* [What to do] Search the data for the string "nrows" and copy each line in which it appears.

* [Material provided]
- - - -

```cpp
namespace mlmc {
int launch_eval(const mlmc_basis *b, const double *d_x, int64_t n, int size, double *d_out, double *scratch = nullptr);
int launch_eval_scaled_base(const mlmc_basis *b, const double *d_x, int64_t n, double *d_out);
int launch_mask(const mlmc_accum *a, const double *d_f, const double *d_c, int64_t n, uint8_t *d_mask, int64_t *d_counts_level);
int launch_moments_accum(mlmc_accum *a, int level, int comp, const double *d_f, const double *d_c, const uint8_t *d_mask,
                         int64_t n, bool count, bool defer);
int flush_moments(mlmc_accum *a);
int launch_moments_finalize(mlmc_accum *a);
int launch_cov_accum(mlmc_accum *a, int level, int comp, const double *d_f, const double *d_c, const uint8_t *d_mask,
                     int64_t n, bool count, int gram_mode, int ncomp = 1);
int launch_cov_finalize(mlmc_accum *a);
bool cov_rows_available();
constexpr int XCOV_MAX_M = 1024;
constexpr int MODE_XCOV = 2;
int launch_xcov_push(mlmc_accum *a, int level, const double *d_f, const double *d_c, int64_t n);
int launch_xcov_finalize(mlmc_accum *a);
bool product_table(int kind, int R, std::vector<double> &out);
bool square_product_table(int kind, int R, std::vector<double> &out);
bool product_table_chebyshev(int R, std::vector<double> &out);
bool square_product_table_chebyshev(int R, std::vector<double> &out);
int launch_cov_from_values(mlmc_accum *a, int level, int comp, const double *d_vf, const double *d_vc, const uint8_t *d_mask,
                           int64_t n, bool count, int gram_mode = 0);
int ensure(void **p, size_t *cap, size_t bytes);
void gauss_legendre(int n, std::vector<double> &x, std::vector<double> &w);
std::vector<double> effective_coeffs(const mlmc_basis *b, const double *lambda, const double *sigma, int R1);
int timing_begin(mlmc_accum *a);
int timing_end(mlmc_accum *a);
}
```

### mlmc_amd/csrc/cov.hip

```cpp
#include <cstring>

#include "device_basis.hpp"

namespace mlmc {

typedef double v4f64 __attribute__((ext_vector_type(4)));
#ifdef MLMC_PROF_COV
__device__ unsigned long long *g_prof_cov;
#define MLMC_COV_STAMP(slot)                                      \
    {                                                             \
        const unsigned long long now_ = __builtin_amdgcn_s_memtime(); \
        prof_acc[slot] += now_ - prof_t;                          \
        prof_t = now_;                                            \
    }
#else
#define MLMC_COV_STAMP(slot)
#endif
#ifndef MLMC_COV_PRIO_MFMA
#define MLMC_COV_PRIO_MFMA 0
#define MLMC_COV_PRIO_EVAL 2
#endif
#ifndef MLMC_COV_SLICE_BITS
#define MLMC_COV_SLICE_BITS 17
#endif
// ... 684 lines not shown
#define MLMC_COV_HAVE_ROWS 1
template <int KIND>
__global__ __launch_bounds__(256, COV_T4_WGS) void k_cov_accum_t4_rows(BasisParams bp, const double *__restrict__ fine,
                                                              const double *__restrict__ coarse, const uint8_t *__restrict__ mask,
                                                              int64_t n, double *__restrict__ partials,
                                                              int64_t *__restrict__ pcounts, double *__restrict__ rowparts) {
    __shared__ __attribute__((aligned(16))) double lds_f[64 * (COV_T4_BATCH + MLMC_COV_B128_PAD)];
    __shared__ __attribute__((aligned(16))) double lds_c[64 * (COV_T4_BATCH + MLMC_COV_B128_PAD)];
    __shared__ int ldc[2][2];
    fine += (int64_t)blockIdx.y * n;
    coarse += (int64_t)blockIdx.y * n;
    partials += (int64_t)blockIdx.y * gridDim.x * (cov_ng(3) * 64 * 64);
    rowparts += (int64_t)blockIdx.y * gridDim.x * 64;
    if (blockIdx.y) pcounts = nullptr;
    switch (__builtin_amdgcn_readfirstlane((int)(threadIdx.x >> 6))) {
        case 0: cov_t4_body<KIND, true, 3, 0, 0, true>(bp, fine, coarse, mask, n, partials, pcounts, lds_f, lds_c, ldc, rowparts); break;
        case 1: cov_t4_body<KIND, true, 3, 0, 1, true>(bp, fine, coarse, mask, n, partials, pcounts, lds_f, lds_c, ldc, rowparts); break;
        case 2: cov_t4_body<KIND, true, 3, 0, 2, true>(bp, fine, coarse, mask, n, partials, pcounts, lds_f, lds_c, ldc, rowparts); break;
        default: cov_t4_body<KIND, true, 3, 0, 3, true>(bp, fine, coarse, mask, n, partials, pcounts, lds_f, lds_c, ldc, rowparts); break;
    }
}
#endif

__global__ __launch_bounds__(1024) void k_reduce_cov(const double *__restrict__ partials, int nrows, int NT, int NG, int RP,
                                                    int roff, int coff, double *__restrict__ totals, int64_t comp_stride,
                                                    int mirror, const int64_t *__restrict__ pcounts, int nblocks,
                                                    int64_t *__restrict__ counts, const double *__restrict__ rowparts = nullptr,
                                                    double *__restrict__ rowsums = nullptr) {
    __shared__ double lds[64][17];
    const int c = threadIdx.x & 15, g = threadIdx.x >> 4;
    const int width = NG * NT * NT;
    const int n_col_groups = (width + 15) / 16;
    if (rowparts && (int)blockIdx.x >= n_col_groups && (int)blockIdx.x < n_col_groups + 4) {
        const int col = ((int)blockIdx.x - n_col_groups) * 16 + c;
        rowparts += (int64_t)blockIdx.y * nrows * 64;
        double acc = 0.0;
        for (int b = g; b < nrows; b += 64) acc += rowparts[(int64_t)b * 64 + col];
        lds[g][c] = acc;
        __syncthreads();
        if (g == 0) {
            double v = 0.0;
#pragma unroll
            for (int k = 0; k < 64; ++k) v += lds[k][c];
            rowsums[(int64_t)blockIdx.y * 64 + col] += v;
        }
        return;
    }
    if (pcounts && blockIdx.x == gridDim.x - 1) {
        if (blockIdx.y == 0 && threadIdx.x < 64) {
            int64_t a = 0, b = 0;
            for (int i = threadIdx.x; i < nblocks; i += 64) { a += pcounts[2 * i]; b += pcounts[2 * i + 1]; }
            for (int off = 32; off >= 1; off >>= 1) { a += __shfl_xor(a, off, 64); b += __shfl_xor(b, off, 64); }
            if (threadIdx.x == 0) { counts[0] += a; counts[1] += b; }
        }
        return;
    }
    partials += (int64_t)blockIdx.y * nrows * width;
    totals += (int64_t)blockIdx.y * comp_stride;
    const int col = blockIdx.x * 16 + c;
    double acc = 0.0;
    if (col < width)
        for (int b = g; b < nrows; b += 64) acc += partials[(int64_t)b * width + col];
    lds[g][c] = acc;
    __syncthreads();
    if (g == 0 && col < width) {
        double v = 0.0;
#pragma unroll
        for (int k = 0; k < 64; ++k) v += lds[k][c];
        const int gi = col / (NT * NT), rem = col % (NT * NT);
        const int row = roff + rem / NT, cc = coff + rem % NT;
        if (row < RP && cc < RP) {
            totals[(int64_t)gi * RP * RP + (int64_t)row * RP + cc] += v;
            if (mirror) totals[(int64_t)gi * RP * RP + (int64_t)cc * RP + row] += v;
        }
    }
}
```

- - - -

* [Reply to the exercise]
__global__ __launch_bounds__(1024) void k_reduce_cov(const double *__restrict__ partials, int nrows, int NT, int NG, int RP,
        rowparts += (int64_t)blockIdx.y * nrows * 64;
        for (int b = g; b < nrows; b += 64) acc += rowparts[(int64_t)b * 64 + col];
    partials += (int64_t)blockIdx.y * nrows * width;
        for (int b = g; b < nrows; b += 64) acc += partials[(int64_t)b * width + col];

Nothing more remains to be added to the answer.